DATASET ENTRIES
# SciML/NonlinearSolve.jl

Hardware: AMD Instinct MI355X
Metric: newton_steps_per_sec (higher is better)
Workload: dtype f64; 1 GPU; bratu2d_1024x1024_newtonraphson_gmres30_fixedwork_csr_spmv; unknowns_global=1048576, unknowns_per_gpu=1048576, arnoldi_steps_per_newton_step=30, ortho=sstep_auto_auto, parallelism=row-range x1, comm=none

## Files before the change

nonlinearsolve.jl_amd/csrc/nk_powers.hip:

```cpp
#include <algorithm>
#include <stdlib.h>
#include <vector>

#include "nk_internal.h"

constexpr int PW_T = 1024;
constexpr int PW_HALO = 1024;
constexpr int PW_FLAG_STRIDE = 16;
constexpr int PW_NXCD = 8;

struct pw_args {
  int nrows, nb, s, stall;
  const int32_t *rowptr, *col;
  const double *val;
  const double *x0;
  double *Y;
  int64_t ldy;
  const double *scal_first, *scal_rest, *theta;
  const int *d_skip;
  uint64_t *flags;
  uint64_t base;
  uint64_t *err;
  int ns;
  double c_lap;
  const double *diag;
  int seg_len, ring;
  struct {
    int up, dn;
    const int32_t *halo_vl;
    double *push_up, *push_dn;
    uint64_t *flag_up, *flag_dn;
    const double *recv_up, *recv_dn;
    const uint64_t *myflag_up, *myflag_dn;
    uint64_t *err;
    int ebuf;
  } pr;
};

constexpr int PW_NST = 12, PW_STP = 16;
__device__ unsigned long long *g_pw_stamp = nullptr;
#ifdef NK_PW_STAMPS
#define PW_STAMP(p, i) do { if (t == 0 && (p) < PW_STP) s_pw_st[(p) * PW_NST + (i)] = wall_clock64(); } while (0)
#else
#define PW_STAMP(p, i) do { } while (0)
#endif

__device__ __forceinline__ int pw_band_of(int bid, int nb) {
  const int q = nb / PW_NXCD, r = nb % PW_NXCD;
  const int x = bid % PW_NXCD, k = bid / PW_NXCD;
  return x * q + (x < r ? x : r) + k;
}
__device__ __forceinline__ void pw_store_sc1(double *p, double v) {
  __hip_atomic_store(reinterpret_cast<unsigned long long *>(p), (unsigned long long)__double_as_longlong(v), __ATOMIC_RELAXED,
                     __HIP_MEMORY_SCOPE_AGENT);
}
__device__ __forceinline__ double pw_load_sc1(const double *p) {
  return __longlong_as_double((long long)__hip_atomic_load(reinterpret_cast<const unsigned long long *>(p), __ATOMIC_RELAXED,
                                                           __HIP_MEMORY_SCOPE_AGENT));
}
__device__ __forceinline__ bool pw_wait(const uint64_t *f, uint64_t target, uint64_t *err) {
  if (__hip_atomic_load(f, __ATOMIC_RELAXED, __HIP_MEMORY_SCOPE_AGENT) >= target) return true;
  const unsigned long long t0 = wall_clock64(), lim = err[1];
  for (unsigned it = 1;; ++it) {
    __builtin_amdgcn_s_sleep(1);
    if (__hip_atomic_load(f, __ATOMIC_RELAXED, __HIP_MEMORY_SCOPE_AGENT) >= target) return true;
    if ((it & 63u) == 0) {
      if (__hip_atomic_load(err, __ATOMIC_RELAXED, __HIP_MEMORY_SCOPE_SYSTEM) != 0) return false;
      if (wall_clock64() - t0 > lim) {
        __hip_atomic_store(err, (uint64_t)1, __ATOMIC_RELAXED, __HIP_MEMORY_SCOPE_SYSTEM);
        return false;
      }
    }
  }
}
__device__ __forceinline__ bool pw_wait_peer(const uint64_t *f, uint64_t target, uint64_t *perr, uint64_t *err) {
  if (__hip_atomic_load(f, __ATOMIC_ACQUIRE, __HIP_MEMORY_SCOPE_SYSTEM) >= target) return true;
  const unsigned long long t0 = wall_clock64(), lim = nk_peer_timeout(perr);
  for (unsigned it = 1;; ++it) {
    __builtin_amdgcn_s_sleep(1);
    if (__hip_atomic_load(f, __ATOMIC_ACQUIRE, __HIP_MEMORY_SCOPE_SYSTEM) >= target) return true;
    if ((it & 63u) == 0) {
      if (__hip_atomic_load(err, __ATOMIC_RELAXED, __HIP_MEMORY_SCOPE_SYSTEM) != 0) return false;
      if (__hip_atomic_load(perr, __ATOMIC_RELAXED, __HIP_MEMORY_SCOPE_AGENT) > 4 || wall_clock64() - t0 > lim) {
        atomicAdd((unsigned long long *)perr, 1ull);
        __hip_atomic_store(err, (uint64_t)1, __ATOMIC_RELAXED, __HIP_MEMORY_SCOPE_SYSTEM);
        return false;
      }
    }
  }
}
__device__ __forceinline__ void pw_store_sys(double *p, double v) {
  __hip_atomic_store(reinterpret_cast<unsigned long long *>(p), (unsigned long long)__double_as_longlong(v), __ATOMIC_RELAXED,
                     __HIP_MEMORY_SCOPE_SYSTEM);
}
__device__ __forceinline__ double pw_load_sys(const double *p) {
  return __longlong_as_double((long long)__hip_atomic_load(reinterpret_cast<const unsigned long long *>(p), __ATOMIC_RELAXED,
                                                           __HIP_MEMORY_SCOPE_SYSTEM));
}
__device__ __forceinline__ double pw_uniform(double x) {
  const unsigned long long u = (unsigned long long)__double_as_longlong(x);
  const unsigned lo = __builtin_amdgcn_readfirstlane((unsigned)u), hi = __builtin_amdgcn_readfirstlane((unsigned)(u >> 32));
  return __longlong_as_double((long long)(((unsigned long long)hi << 32) | lo));
}
template <int RPT>
__device__ __forceinline__ constexpr int pw_slice(int q) {
  return q == 0 ? 0 : (q == 1 ? RPT - 1 : q - 1);
}

template <int RPT, int W, int GEN, bool PEER = false>
__global__ __launch_bounds__(PW_T) void k_spmv_powers(const pw_args a) {
  if (a.d_skip != nullptr && *a.d_skip != 0) return;
  extern __shared__ double pw_x[];
  __shared__ int s_abort;
#ifdef NK_PW_STAMPS
  __shared__ unsigned long long s_pw_st[PW_STP * PW_NST];
  for (int i = threadIdx.x; i < PW_STP * PW_NST; i += PW_T) s_pw_st[i] = 0;
#endif
  constexpr int RB = PW_T * RPT, XN = RB + 2 * PW_HALO;
  constexpr int NBND = RPT > 1 ? 2 : 1;
  const int t = threadIdx.x;
  const int b = pw_band_of(blockIdx.x, a.nb);
  const int r0 = b * RB;
  double *xa = pw_x, *xb = pw_x + XN;
  const bool pup = PEER && b == 0 && a.pr.up != 0, pdn = PEER && b == a.nb - 1 && a.pr.dn != 0;

  double v[RPT][W];
  int ci[RPT][W];
  int len[RPT];
  if constexpr (GEN == 1) {
    static_assert(W >= 5, "the 5-point stencil needs five slots per row");
#pragma unroll
    for (int i = 0; i < RPT; ++i) {
      const int r = r0 + t + PW_T * i;
      const int rc = r < a.nrows ? r : a.nrows - 1;
      const int gj = rc / a.ns, gi = rc - gj * a.ns;
      const double dd = a.diag[rc];
      const int base = rc - (r0 - PW_HALO), own = PW_HALO + t + PW_T * i;
      const bool hs = gj > 0, hw = gi > 0, he = gi + 1 < a.ns, hn = gj + 1 < a.ns;
      const int pW = hs ? 1 : 0, pC = pW + (hw ? 1 : 0), pE = pC + 1, pN = pE + (he ? 1 : 0), n = pN + (hn ? 1 : 0);
      const double off = -a.c_lap, ctr = 4.0 * a.c_lap - dd;
#pragma unroll
      for (int j = 0; j < W; ++j) {
        double vv = 0.0;
        int cc = own;
        if (hs && j == 0) { vv = off; cc = base - a.ns; }
        if (hw && j == pW) { vv = off; cc = base - 1; }
        if (j == pC) { vv = ctr; cc = base; }
        if (he && j == pE) { vv = off; cc = base + 1; }
        if (hn && j == pN) { vv = off; cc = base + a.ns; }
        v[i][j] = vv;
        ci[i][j] = cc;
      }
      len[i] = r < a.nrows ? n : 0;
    }
  } else if constexpr (W > 8) {
#pragma unroll
    for (int i = 0; i < RPT; ++i) {
      const int r = r0 + t + PW_T * i;
      const int rc = r < a.nrows ? r : a.nrows - 1;
      const int k0 = a.rowptr[rc], k1 = a.rowptr[rc + 1];
      len[i] = r < a.nrows ? k1 - k0 : 0;
#pragma unroll
      for (int j = 0; j < W; ++j) {
        v[i][j] = a.val[k0 + j];
        int c = a.col[k0 + j];
        if (PEER && (pup || pdn) && j < len[i] && c >= a.nrows) c = a.pr.halo_vl[c - a.nrows];
        ci[i][j] = (j < len[i]) ? c - (r0 - PW_HALO) : PW_HALO + t + PW_T * i;
      }
    }
  } else {
    double *sv = pw_x;
    int *sc = reinterpret_cast<int *>(pw_x + (size_t)PW_T * W);
#pragma unroll
    for (int i = 0; i < RPT; ++i) {
      const int rfirst = r0 + PW_T * i;
      const int r = rfirst + t;
      const int rc = r < a.nrows ? r : a.nrows - 1;
      const int k0 = a.rowptr[rc], k1 = a.rowptr[rc + 1];
      const int rl = rfirst < a.nrows ? (rfirst + PW_T <= a.nrows ? rfirst + PW_T : a.nrows) : rfirst;
      const int kb = rfirst < a.nrows ? a.rowptr[rfirst] : 0, ke = rfirst < a.nrows ? a.rowptr[rl] : 0;
      len[i] = r < a.nrows ? k1 - k0 : 0;
#pragma unroll
      for (int j = 0; j < W; ++j) {
        const int e = t + PW_T * j;
        if (kb + e < ke) { sv[e] = a.val[kb + e]; sc[e] = a.col[kb + e]; }
      }
      __syncthreads();
#pragma unroll
      for (int j = 0; j < W; ++j) {
        const int e = (j < len[i]) ? k0 - kb + j : 0;
        const double vv = sv[e];
        int c = sc[e];
        if (PEER && (pup || pdn) && j < len[i] && c >= a.nrows) c = a.pr.halo_vl[c - a.nrows];
        v[i][j] = (j < len[i]) ? vv : 0.0;
        ci[i][j] = (j < len[i]) ? c - (r0 - PW_HALO) : PW_HALO + t + PW_T * i;
      }
      __syncthreads();
    }
  }
  for (int idx = t; idx < XN; idx += PW_T) {
    const int g = r0 - PW_HALO + idx;
    xa[idx] = (g >= 0 && g < a.nrows) ? a.x0[g] : 0.0;
    xb[idx] = 0.0;
  }
  if (t == 0) s_abort = 0;
  __syncthreads();
  if (PEER && (pup || pdn)) {
    if (pup) pw_store_sys(a.pr.push_up + (size_t)a.pr.ebuf * PW_T + t, a.x0[t]);
    if (pdn) pw_store_sys(a.pr.push_dn + (size_t)a.pr.ebuf * PW_T + t, a.x0[a.nrows - PW_T + t]);
    __threadfence_system();
    __syncthreads();
    if (t == 0 && pup) __hip_atomic_store(a.pr.flag_up, a.base, __ATOMIC_RELEASE, __HIP_MEMORY_SCOPE_SYSTEM);
    if (t == 64 && pdn) __hip_atomic_store(a.pr.flag_dn, a.base, __ATOMIC_RELEASE, __HIP_MEMORY_SCOPE_SYSTEM);
    if (t == 0 && pup && !pw_wait_peer(a.pr.myflag_up, a.base, a.pr.err, a.err)) s_abort = 1;
    if (t == 64 && pdn && !pw_wait_peer(a.pr.myflag_dn, a.base, a.pr.err, a.err)) s_abort = 1;
    __syncthreads();
    if (s_abort) return;
    if (pup) xa[t] = pw_load_sys(a.pr.recv_up + (size_t)a.pr.ebuf * PW_T + t);
    if (pdn) xa[PW_HALO + RB + t] = pw_load_sys(a.pr.recv_dn + (size_t)a.pr.ebuf * PW_T + t);
    __syncthreads();
  }

  const bool shifted = a.theta != nullptr;
  const double os_first = pw_uniform(a.scal_first ? *a.scal_first : 1.0), os_rest = pw_uniform(a.scal_rest ? *a.scal_rest : 1.0);
  double th = pw_uniform(shifted ? a.theta[0] : 0.0);
  for (int p = 0; p < a.s; ++p) {
    const double *xin = (p & 1) ? xb : xa;
    double *xout = (p & 1) ? xa : xb;
    const double *osp = (p == 0) ? a.scal_first : a.scal_rest;
    const double os = (p == 0) ? os_first : os_rest;
    double *ycol = a.Y + (int64_t)p * a.ldy;
    const bool pub = p + 1 < a.s;
    const size_t boff = (size_t)(a.pr.ebuf + ((p + 1) & 1)) * PW_T + t;
    PW_STAMP(p, 0);
#pragma unroll
    for (int q = 0; q < RPT; ++q) {
      const int i = pw_slice<RPT>(q);
      const int lr = t + PW_T * i, r = r0 + lr;
      constexpr bool BATCH = RPT * W < 30;
      double xv[BATCH ? W : 1], xo = 0.0;
      if constexpr (BATCH) {
#pragma unroll
        for (int j = 0; j < W; ++j) xv[j] = xin[ci[i][j]];
        xo = xin[PW_HALO + lr];
        __builtin_amdgcn_sched_barrier(0);
      }
      double sum = 0.0;
#pragma unroll
      for (int j = 0; j < W; ++j) {
        double xj;
        if constexpr (BATCH) xj = xv[j]; else xj = xin[ci[i][j]];
        const double pr = v[i][j] * xj;
        sum = (j < len[i]) ? sum + pr : sum;
      }
      if constexpr (!BATCH) xo = xin[PW_HALO + lr];
      double out = shifted ? sum - th * xo : sum;
      out = osp ? os * out : out;
      if (r < a.nrows) {
        xout[PW_HALO + lr] = out;
        if (q < NBND) pw_store_sc1(ycol + r, out);
        else ycol[r] = out;
      }
      if (PEER && pub) {
        if (pup && i == 0) pw_store_sys(a.pr.push_up + boff, out);
        if (pdn && i == RPT - 1) pw_store_sys(a.pr.push_dn + boff, out);
      }
      if (q == NBND - 1) PW_STAMP(p, 1);
      if (pub && q == NBND - 1) {
        if (PEER && (pup || pdn)) __threadfence_system();
        asm volatile("s_waitcnt vmcnt(0)" ::: "memory");
        PW_STAMP(p, 2);
        __syncthreads();
        PW_STAMP(p, 3);
        if (t == 0 && !(a.stall && b == 0))
          __hip_atomic_store(a.flags + (size_t)b * PW_FLAG_STRIDE, a.base + (uint64_t)p + 1, __ATOMIC_RELAXED,
                             __HIP_MEMORY_SCOPE_AGENT);
        if (PEER) {
          if (t == 64 && pup) __hip_atomic_store(a.pr.flag_up, a.base + (uint64_t)p + 1, __ATOMIC_RELEASE, __HIP_MEMORY_SCOPE_SYSTEM);
          if (t == 128 && pdn) __hip_atomic_store(a.pr.flag_dn, a.base + (uint64_t)p + 1, __ATOMIC_RELEASE, __HIP_MEMORY_SCOPE_SYSTEM);
        }
      }
    }
    PW_STAMP(p, 4);
    if (!pub) break;
    if (t == 0) {
      if (b > 0) {
        if (!pw_wait(a.flags + (size_t)(b - 1) * PW_FLAG_STRIDE, a.base + (uint64_t)p + 1, a.err)) s_abort = 1;
      } else if (PEER && pup) {
        if (!pw_wait_peer(a.pr.myflag_up, a.base + (uint64_t)p + 1, a.pr.err, a.err)) s_abort = 1;
      }
    }
    PW_STAMP(p, 5);
    if (t == 64) {
      if (b + 1 < a.nb) {
        if (!pw_wait(a.flags + (size_t)(b + 1) * PW_FLAG_STRIDE, a.base + (uint64_t)p + 1, a.err)) s_abort = 1;
      } else if (PEER && pdn) {
        if (!pw_wait_peer(a.pr.myflag_dn, a.base + (uint64_t)p + 1, a.pr.err, a.err)) s_abort = 1;
      }
    }
    __syncthreads();
    PW_STAMP(p, 6);
    if (s_abort) return;
    {
      const int gu = r0 - PW_HALO + t, gd = r0 + RB + t;
      double hu = 0.0, hd = 0.0;
      if (b > 0) hu = pw_load_sc1(ycol + gu);
      else if (PEER && pup) hu = pw_load_sys(a.pr.recv_up + boff);
      if (gd < a.nrows) hd = pw_load_sc1(ycol + gd);
      else if (PEER && pdn) hd = pw_load_sys(a.pr.recv_dn + boff);
      th = pw_uniform(shifted ? a.theta[p + 1] : 0.0);
#ifdef NK_PW_STAMPS
      asm volatile("s_waitcnt vmcnt(0)" ::: "memory");
      PW_STAMP(p, 7);
#endif
      xout[t] = hu;
      xout[PW_HALO + RB + t] = hd;
    }
    __syncthreads();
    PW_STAMP(p, 9);
  }
#ifdef NK_PW_STAMPS
  __syncthreads();
  if (g_pw_stamp != nullptr)
    for (int i = t; i < PW_STP * PW_NST; i += PW_T) g_pw_stamp[(size_t)b * PW_STP * PW_NST + i] = s_pw_st[i];
#endif
}
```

WHAT NEEDS TO BE DONE
Show the lines above with "volatile".

SOLUTION TO THIS PROBLEM
        asm volatile("s_waitcnt vmcnt(0)" ::: "memory");
      asm volatile("s_waitcnt vmcnt(0)" ::: "memory");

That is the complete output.